Saturday, December 03, 2017

to read proggit:

import pandas as pd
from pandas.io.json import json_normalize
import json
from urllib import request

u = 'https://www.reddit.com/r/programming.json'

r = request.urlopen(u)

j = json.loads(r.read().decode())

cols = ['data.title', 'data.url', 'data.permalink', 'data.score', 'data.num_comments']

df = json_normalize(j['data']['children'])[cols]
df.columns = [x.replace('data.', '') for x in cols]

df[['title', 'score', 'num_comments']].sort_values(['score', 'num_comments'], ascending=False)

to read hackernews:

import pandas as pd
import requests
import re
from bs4 import BeautifulSoup

u1 = 'https://news.ycombinator.com/'

r = requests.get(u1)
soup = BeautifulSoup(r.content, 'lxml')

titles = soup.find_all('a', {'class': 'storylink'})

titles_df = pd.DataFrame([{'title': x.text, 'url': x.get('href')} for x in titles])

def extract_subs(s):
    return {'score': re.sub('\D', '', s.find('span', {'class': 'score'}).text),
            'permalink': s.find('span', {'class': 'age'}).find('a').get('href'),
            'comments': re.sub('\D', '', s.find_all('a')[-1].text)}

subs = soup.find_all('td', {'class': 'subtext'})
subs_df = pd.DataFrame([extract_subs(s) for s in subs])

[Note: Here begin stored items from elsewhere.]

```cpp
template <bool LOWEST>
PLR_DI void bloomUpsampleFastBlock(ImgView source, ImgView previous, ImgView target, float blurRadius, int coverW, int coverH, int yBase, int xBase, unsigned bx, unsigned by) {
    __shared__ float HA[ROWS_A][3][TW];
    __shared__ float HB[ROWS_B][3][TW];
// ... 143 lines not shown
    uint32_t* out = (uint32_t*)target.ptr;
#pragma unroll
    for (int q = 0; q < QY; q++)
#pragma unroll
        for (int py = 0; py < 2; py++) {
            const int y = Y + 2 * q + py;
            if (y >= coverH || y < yBase) continue;
            uint32_t* orow = out + (size_t)y * (size_t)target.w + X;
            const uint32_t p0 = packR11G11B10(acc[q][py][0]), p1 = packR11G11B10(acc[q][py][1]);
            if (X + 1 < coverW) *(uint2*)orow = make_uint2(p0, p1);
            else orow[0] = p0;
        }
}
template <int QY>
__global__ __launch_bounds__(256) void bloomUpsampleQuadKernel(ImgView source, ImgView previous, ImgView target, ParityWeights pw, bool lowest, int coverW, int coverH,
                                                               int yBase, int xBase) { bloomUpsampleQuadBlock<QY>(source, previous, target, pw, lowest, coverW, coverH, yBase, xBase, blockIdx.x, blockIdx.y); }

constexpr int kStripCols = 60, kStripRows = 8;
PLR_DI float laneLeft(float v) { return __builtin_bit_cast(float, __builtin_amdgcn_mov_dpp(__builtin_bit_cast(int, v), 0x138, 0xf, 0xf, true)); }
PLR_DI float laneRight(float v) { return __builtin_bit_cast(float, __builtin_amdgcn_mov_dpp(__builtin_bit_cast(int, v), 0x130, 0xf, 0xf, true)); }
PLR_DI vec3 laneLeft(const vec3& v) { return vec3(laneLeft(v.x), laneLeft(v.y), laneLeft(v.z)); }
PLR_DI vec3 laneRight(const vec3& v) { return vec3(laneRight(v.x), laneRight(v.y), laneRight(v.z)); }

template <bool LOWEST>
__global__ __launch_bounds__(256) void bloomUpsampleStripKernel(ImgView source, ImgView previous, ImgView target, ParityWeights pw, int coverW, int coverH, int yBase, int xBase) {
    const int lane = (int)(threadIdx.x & 63u), wave = (int)(threadIdx.x >> 6);
    const int kc = (xBase >> 1) + (int)blockIdx.x * kStripCols - 2 + lane;
    const int m0 = (yBase >> 1) + ((int)blockIdx.y * 4 + wave) * kStripRows;
    if (2 * m0 >= coverH) return;
    float wt[2][5], wb[2][3];
#pragma unroll
    for (int p = 0; p < 2; p++) {
#pragma unroll
        for (int j = 0; j < 5; j++) { wt[p][j] = pw.tent[p][j]; asm volatile("" : "+v"(wt[p][j])); }
#pragma unroll
        for (int j = 0; j < 3; j++) { wb[p][j] = pw.box[p][j]; asm volatile("" : "+v"(wb[p][j])); }
    }
    const int sw = source.w, sh = source.h;
    const uint32_t* src = (const uint32_t*)source.ptr + clampi(kc, sw);
    uint32_t ta[kStripRows + 4], tb[kStripRows + 2];
#pragma unroll
    for (int r = 0; r < kStripRows + 4; r++) ta[r] = src[(size_t)clampi(m0 - 2 + r, sh) * (size_t)sw];
    if (!LOWEST) {
        const int pwid = previous.w, phei = previous.h;
        const uint32_t* prv = (const uint32_t*)previous.ptr + clampi(kc, pwid);
#pragma unroll
        for (int r = 0; r < kStripRows + 2; r++) tb[r] = prv[(size_t)clampi(m0 - 1 + r, phei) * (size_t)pwid];
    }
    vec3 h0[kStripRows + 4], h1[kStripRows + 4], g0[kStripRows + 2], g1[kStripRows + 2];
    auto tentRow = [&](int r) {
        const vec3 c2 = unpackR11G11B10(ta[r]);
        const vec3 c1 = laneLeft(c2), c0 = laneLeft(c1), c3 = laneRight(c2), c4 = laneRight(c3);
        vec3 a(0.f), b(0.f);
        a = a + c0 * wt[0][0]; b = b + c0 * wt[1][0];
        a = a + c1 * wt[0][1]; b = b + c1 * wt[1][1];
        a = a + c2 * wt[0][2]; b = b + c2 * wt[1][2];
        a = a + c3 * wt[0][3]; b = b + c3 * wt[1][3];
        a = a + c4 * wt[0][4]; b = b + c4 * wt[1][4];
        h0[r] = a; h1[r] = b;
    };
    auto boxRow = [&](int r) {
        const vec3 c1 = unpackR11G11B10(tb[r]);
        const vec3 c0 = laneLeft(c1), c2 = laneRight(c1);
        vec3 a(0.f), b(0.f);
        a = a + c0 * wb[0][0]; b = b + c0 * wb[1][0];
        a = a + c1 * wb[0][1]; b = b + c1 * wb[1][1];
        a = a + c2 * wb[0][2]; b = b + c2 * wb[1][2];
        g0[r] = a; g1[r] = b;
    };
#pragma unroll
    for (int r = 0; r < 4; r++) tentRow(r);
    if (!LOWEST) {
#pragma unroll
        for (int r = 0; r < 2; r++) boxRow(r);
    }
    const bool outputLane = lane >= 2 && lane < 2 + kStripCols && 2 * kc < coverW;
    const bool both = 2 * kc + 1 < coverW;
    uint32_t* out = (uint32_t*)target.ptr + 2 * kc;
#pragma unroll
    for (int q = 0; q < kStripRows; q++) {
        tentRow(q + 4);
        if (!LOWEST) boxRow(q + 2);
#pragma unroll
        for (int py = 0; py < 2; py++) {
            vec3 a(0.f), b(0.f);
#pragma unroll
            for (int j = 0; j < 5; j++) { a = a + h0[q + j] * wt[py][j]; b = b + h1[q + j] * wt[py][j]; }
            if (!LOWEST) {
#pragma unroll
                for (int j = 0; j < 3; j++) { a = a + g0[q + j] * wb[py][j]; b = b + g1[q + j] * wb[py][j]; }
            }
            const int y = 2 * (m0 + q) + py;
            if (y < coverH && outputLane) {
                uint32_t* orow = out + (size_t)y * (size_t)target.w;
                const uint32_t p0 = packR11G11B10(a), p1 = packR11G11B10(b);
                if (both) *(uint2*)orow = make_uint2(p0, p1);
                else orow[0] = p0;
            }
        }
    }
}

static bool accumulateTap(float position, float weight, int base, int n, float* w) {
    const float sane = std::min(std::max(position, -1.0e6f), 1.0e6f);
    const int ti = (int)std::floor((sane - 0.5f) * 256.0f + 0.5f);
    const int i0 = ti >> 8;
    const float a = (float)(ti & 255) * (1.0f / 256.0f);
    const int j0 = i0 - base, j1 = i0 + 1 - base;
    if ((1.f - a) != 0.f) { if (j0 < 0 || j0 >= n) return false; w[j0] += weight * (1.f - a); }
    if (a != 0.f) { if (j1 < 0 || j1 >= n) return false; w[j1] += weight * a; }
    return true;
}

static bool makeParityWeights(float blurRadius, ParityWeights* pw) {
    const int k = 8;
    for (int p = 0; p < 2; p++) {
        const float s = (float)k + 0.25f + 0.5f * (float)p;
        for (float& v : pw->tent[p]) v = 0.f;
        for (float& v : pw->box[p]) v = 0.f;
        bool ok = accumulateTap(s, 0.5f, k - 2, 5, pw->tent[p]) && accumulateTap(s + blurRadius, 0.25f, k - 2, 5, pw->tent[p]) &&
                  accumulateTap(s - blurRadius, 0.25f, k - 2, 5, pw->tent[p]) && accumulateTap(s + 0.5f, 0.5f, k - 1, 3, pw->box[p]) &&
                  accumulateTap(s - 0.5f, 0.5f, k - 1, 3, pw->box[p]);
        if (!ok) return false;
// ... 49 lines not shown
    p.gridX = divUp((unsigned)(w - x0), (unsigned)TW); p.gridY = divUp((unsigned)(h - yBase), (unsigned)TH);
    return 0;
}

static int launch(const PassCtx& c) {
    UpPlan p;
    if (int rc = planUp(c, &p)) return rc;
    const dim3 grid(p.gridX, p.gridY);
    switch (p.kind) {
        case UP_NOTHING: return 0;
        case UP_STRIP:
            if (p.lowest) bloomUpsampleStripKernel<true><<<grid, 256, 0, c.stream>>>(p.source, p.source, p.target, p.pw, p.w, p.h, p.yBase, p.x0);
            else bloomUpsampleStripKernel<false><<<grid, 256, 0, c.stream>>>(p.source, p.previous, p.target, p.pw, p.w, p.h, p.yBase, p.x0);
            break;
        case UP_QUAD: bloomUpsampleQuadKernel<kQuadQY><<<grid, 256, 0, c.stream>>>(p.source, p.previous, p.target, p.pw, p.lowest != 0, p.w, p.h, p.yBase, p.x0); break;
        default:
            if (p.lowest) bloomUpsampleFastKernel<true><<<grid, 256, 0, c.stream>>>(p.source, p.source, p.target, p.blurRadius, p.w, p.h, p.yBase, p.x0);
            else bloomUpsampleFastKernel<false><<<grid, 256, 0, c.stream>>>(p.source, p.previous, p.target, p.blurRadius, p.w, p.h, p.yBase, p.x0);
    }
    PLR_CHECK_LAUNCH(c);
    return 0;
}

PLR_DI void bloomDownsampleFastBlock(ImgView source, ImgView target, int coverW, int coverH, int yBase, int xBase, unsigned bx, unsigned by) {
    const int k = (xBase >> 1) + (int)(bx * 64u + (threadIdx.x & 63u));
    const int m = (yBase >> 1) + (int)(by * 4u + (threadIdx.x >> 6));
    const int X = 2 * k, Y = 2 * m;
    if (X >= coverW || Y >= coverH) return;
    const uint32_t* src = (const uint32_t*)source.ptr;
    const int sx = 4 * k - 1;
    const bool interior = sx >= 0 && sx + 5 < source.w;
    vec3 centre[2][2], border[2][2];
#pragma unroll
    for (int i = 0; i < 4; i++) { centre[i >> 1][i & 1] = vec3(0.f); border[i >> 1][i & 1] = vec3(0.f); }
#pragma unroll
    for (int r = 0; r < 6; r++) {
        const uint32_t* row = src + (size_t)clampi(4 * m - 1 + r, source.h) * (size_t)source.w;
        uint32_t t[6];
        if (interior) {
            uint4 v; uint2 u;
            __builtin_memcpy(&v, row + sx, 16);
            __builtin_memcpy(&u, row + sx + 4, 8);
            t[0] = v.x; t[1] = v.y; t[2] = v.z; t[3] = v.w; t[4] = u.x; t[5] = u.y;
        } else { for (int c = 0; c < 6; c++) t[c] = row[clampi(sx + c, source.w)]; }
        vec3 col[6];
#pragma unroll
// ... 199 lines not shown
            L.source = d.source; L.previous = d.source; L.target = d.target; L.blurRadius = 0.f; L.lowest = 0;
            L.w = d.w; L.h = d.h; L.yBase = d.y0; L.x0 = d.x0; L.kind = d.kind; L.gridX = d.gridX; L.tiles = d.gridX * d.gridY;
        }
        if (L.tiles == 0 || (int)L.tiles > chainMaxTiles()) return kUseGeneralKernel;
        if (i > 0 && L.source.ptr != cp.level[i - 1].target.ptr) return kUseGeneralKernel;
        maxTiles = std::max(maxTiles, L.tiles);
    }
    const PassCtx& c = *ctxs[0];
    cp.counters = (uint32_t*)c.scratch(64);
    if (!cp.counters) return kUseGeneralKernel;
    unsigned grid = 0;
    if (int rc = chainGrid<UP>(c, maxTiles, &grid)) return rc;
    bloomChainKernel<UP><<<grid, 256, 0, c.stream>>>(cp);
    PLR_CHECK_LAUNCH(c);
    return 0;
}

}

static int fastbloom_up_launch(const PassCtx& c) { return fastbloom::launch(c); }
PLR_REGISTER_SHADER_FAST("bloomUpsample.comp", fastbloom_up_launch);
static int fastbloom_down_launch(const PassCtx& c) { return fastbloom::launchDown(c); }
PLR_REGISTER_SHADER_FAST("bloomDownsample.comp", fastbloom_down_launch);
static int fastbloom_down_chain(const PassCtx* const* ctxs, size_t count) { return fastbloom::launchChain<false>(ctxs, count); }
static int fastbloom_up_chain(const PassCtx* const* ctxs, size_t count) { return fastbloom::launchChain<true>(ctxs, count); }
static int fastbloom_down_chain4(const PassCtx* const* ctxs, size_t count) { return fastbloom_down_chain(ctxs, count); }
static int fastbloom_down_chain3(const PassCtx* const* ctxs, size_t count) { return fastbloom_down_chain(ctxs, count); }
static int fastbloom_down_chain2(const PassCtx* const* ctxs, size_t count) { return fastbloom_down_chain(ctxs, count); }
static int fastbloom_up_chain4(const PassCtx* const* ctxs, size_t count) { return fastbloom_up_chain(ctxs, count); }
static int fastbloom_up_chain3(const PassCtx* const* ctxs, size_t count) { return fastbloom_up_chain(ctxs, count); }
static int fastbloom_up_chain2(const PassCtx* const* ctxs, size_t count) { return fastbloom_up_chain(ctxs, count); }
PLR_REGISTER_FUSION("bloomDownsample x4 (persistent chain)", fastbloom_down_chain4, "bloomDownsample.comp", "bloomDownsample.comp", "bloomDownsample.comp", "bloomDownsample.comp");
PLR_REGISTER_FUSION("bloomDownsample x3 (persistent chain)", fastbloom_down_chain3, "bloomDownsample.comp", "bloomDownsample.comp", "bloomDownsample.comp");
PLR_REGISTER_FUSION("bloomDownsample x2 (persistent chain)", fastbloom_down_chain2, "bloomDownsample.comp", "bloomDownsample.comp");
PLR_REGISTER_FUSION("bloomUpsample x4 (persistent chain)", fastbloom_up_chain4, "bloomUpsample.comp", "bloomUpsample.comp", "bloomUpsample.comp", "bloomUpsample.comp");
PLR_REGISTER_FUSION("bloomUpsample x3 (persistent chain)", fastbloom_up_chain3, "bloomUpsample.comp", "bloomUpsample.comp", "bloomUpsample.comp");
PLR_REGISTER_FUSION("bloomUpsample x2 (persistent chain)", fastbloom_up_chain2, "bloomUpsample.comp", "bloomUpsample.comp");
}
```

### plainrenderer_amd/csrc/kernels_fast/gi_spatial_fast.hip

```cpp
#include "../backend.h"
#include "../device/shading_common.h"
#include "../device/xcd.h"
#include "../device/buffer_fetch.h"
#include "fused_gi.h"
#include <cstdlib>
#include <map>
#include <utility>
#include <vector>
#include <type_traits>

namespace plr {

PLR_DI float rcpf(float x) { return __builtin_amdgcn_rcpf(x); }

constexpr int kSampleKeys = 5, kSampleTableFloats = 160;
__global__ void spatialSampleTableKernel(float* __restrict__ table) {
    const int key = (int)threadIdx.x / 32, i = (int)threadIdx.x % 32;
    if (key >= kSampleKeys) return;
    uint32_t rngState = wang_hash((uint32_t)key);
    float r0 = 0.f, r1 = 0.f;
    for (int k = 0; k <= i; k++) { r0 = rand01(rngState); r1 = rand01(rngState); }
    float sn, cs;
    det_sincosf(2.f * PLR_GLSL_PI * r1, &sn, &cs);
    float* t = table + key * kSampleTableFloats;
// ... 32 lines not shown
    if (wi >= words) return;
    uint8_t* bytes = blockIdx.y ? bytes1 : bytes0;
    uint32_t* bitmap = blockIdx.y ? bitmap1 : bitmap0;
    const uint32_t y = wi / rowWords, xw = wi - y * rowWords;
    uint4* src = (uint4*)(bytes + (size_t)y * pitch + (size_t)xw * 32u);
    const uint4 a = src[0], c = src[1];
    const uint32_t d[8] = {a.x, a.y, a.z, a.w, c.x, c.y, c.z, c.w};
    uint32_t bits = 0u;
#pragma unroll
    for (int k = 0; k < 8; k++) {
        const uint32_t v = d[k];
        bits |= (((v & 0xffu) ? 1u : 0u) | ((v & 0xff00u) ? 2u : 0u) | ((v & 0xff0000u) ? 4u : 0u) | ((v & 0xff000000u) ? 8u : 0u)) << (4 * k);
    }
    bitmap[wi] = bits;
    if (bits) { src[0] = make_uint4(0u, 0u, 0u, 0u); src[1] = make_uint4(0u, 0u, 0u, 0u); }
}

struct SpatialFrameConsts {
    float tsx, tsy;
    float dW, dH;
    float nW, nH;
    float3 vpRowNorms;
};
template <int DEPTH_FMT, int TX, bool SAME_GRID, bool PACKED, bool SIG, bool MARK = false>
__global__ __launch_bounds__(256) void spatialFilterFastKernel(ImgView outYSH, ImgView outCoCg, ImgView inYSH, ImgView inCoCg, ImgView depthTexture, ImgView normalTexture,
                                                               const GlobalUbo* __restrict__ g, const float* __restrict__ sampleTables, const uint4* __restrict__ packed, int filterIndex,
                                                               int coverW, int coverH, int yBase, int xBase, int tilesX, int tilesY, int chunkRows, uint32_t* __restrict__ sig,
                                                               uint32_t validY0, uint32_t validRowCount, uint32_t validX0, uint32_t validColCount, int rowMissShrinks,
                                                               SpatialFrameConsts fc, uint32_t* __restrict__ requestBitmap = nullptr, uint32_t bitmapRowWords = 0, int requestPhase = 0,
                                                               uint32_t* __restrict__ requestBitmap2 = nullptr) {
    const float* samples = sampleTables + min(g->frameIndexMod4 + (uint32_t)filterIndex, (uint32_t)(kSampleKeys - 1)) * kSampleTableFloats;
    constexpr int TY = 256 / TX;
    int tileX, tileY;
    if (!xcdWalk2(tilesX, tilesY, chunkRows & 0xffff, chunkRows >> 16, tileX, tileY)) return;
    const int px = xBase + tileX * TX + (int)(threadIdx.x % TX);
    const int py = yBase + tileY * TY + (int)(threadIdx.x / TX);
    if (px >= coverW || py >= coverH) return;

    const float nearP = g->nearPlane, farP = g->farPlane;
    const float nf = nearP * farP, nmf = nearP - farP;
    const vec3 fwd = ld3(g->cameraForward), up = ld3(g->cameraUp), right = ld3(g->cameraRight), camPos = ld3(g->cameraPosition);
    const float tanH = g->cameraTanFovHalf, tanA = g->cameraTanFovHalf * g->cameraAspectRatio;
    const float dW = fc.dW, dH = fc.dH;
    const int dwi = depthTexture.w, dhi = depthTexture.h;

    float radiusWorld = filterIndex == 1 ? 1.f : 1.5f;
    if (MARK || requestPhase != 0) {
        const uint32_t rY0 = MARK ? validY0 : (uint32_t)yBase, rYn = MARK ? validRowCount : (uint32_t)(coverH - yBase);
// ... 481 lines not shown
```

### plainrenderer_amd/csrc/kernels_fast/stream_fast.hip

```cpp
#include "../backend.h"
#include "../device/shading_common.h"
#include "fused_gi.h"
#include "upscale_quad.h"
#include "../device/fastmath.h"

namespace plr {
namespace faststream {

PLR_DI float rcpf(float x) { return __builtin_amdgcn_rcpf(x); }
PLR_DI float clamp01(float x) { return __builtin_amdgcn_fmed3f(x, 0.f, 1.f); }
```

df = titles_df.merge(subs_df, left_index=True, right_index=True)

df.sort_values(['score', 'comments'], ascending=False)

Friday, December 08, 2017

a very useful extension for jupyter: minrk/nbextension-scratchpad: scratchpad extension for Jupyter notebook

if you're using virtualenv, you may want to add --sys-prefix option

$ jupyter nbextension install --sys-prefix nbextension-scratchpad

I also modified main.js, changed toggle hotkey from ctrl-b to ctrl-o, since I'm using emacs keybindings.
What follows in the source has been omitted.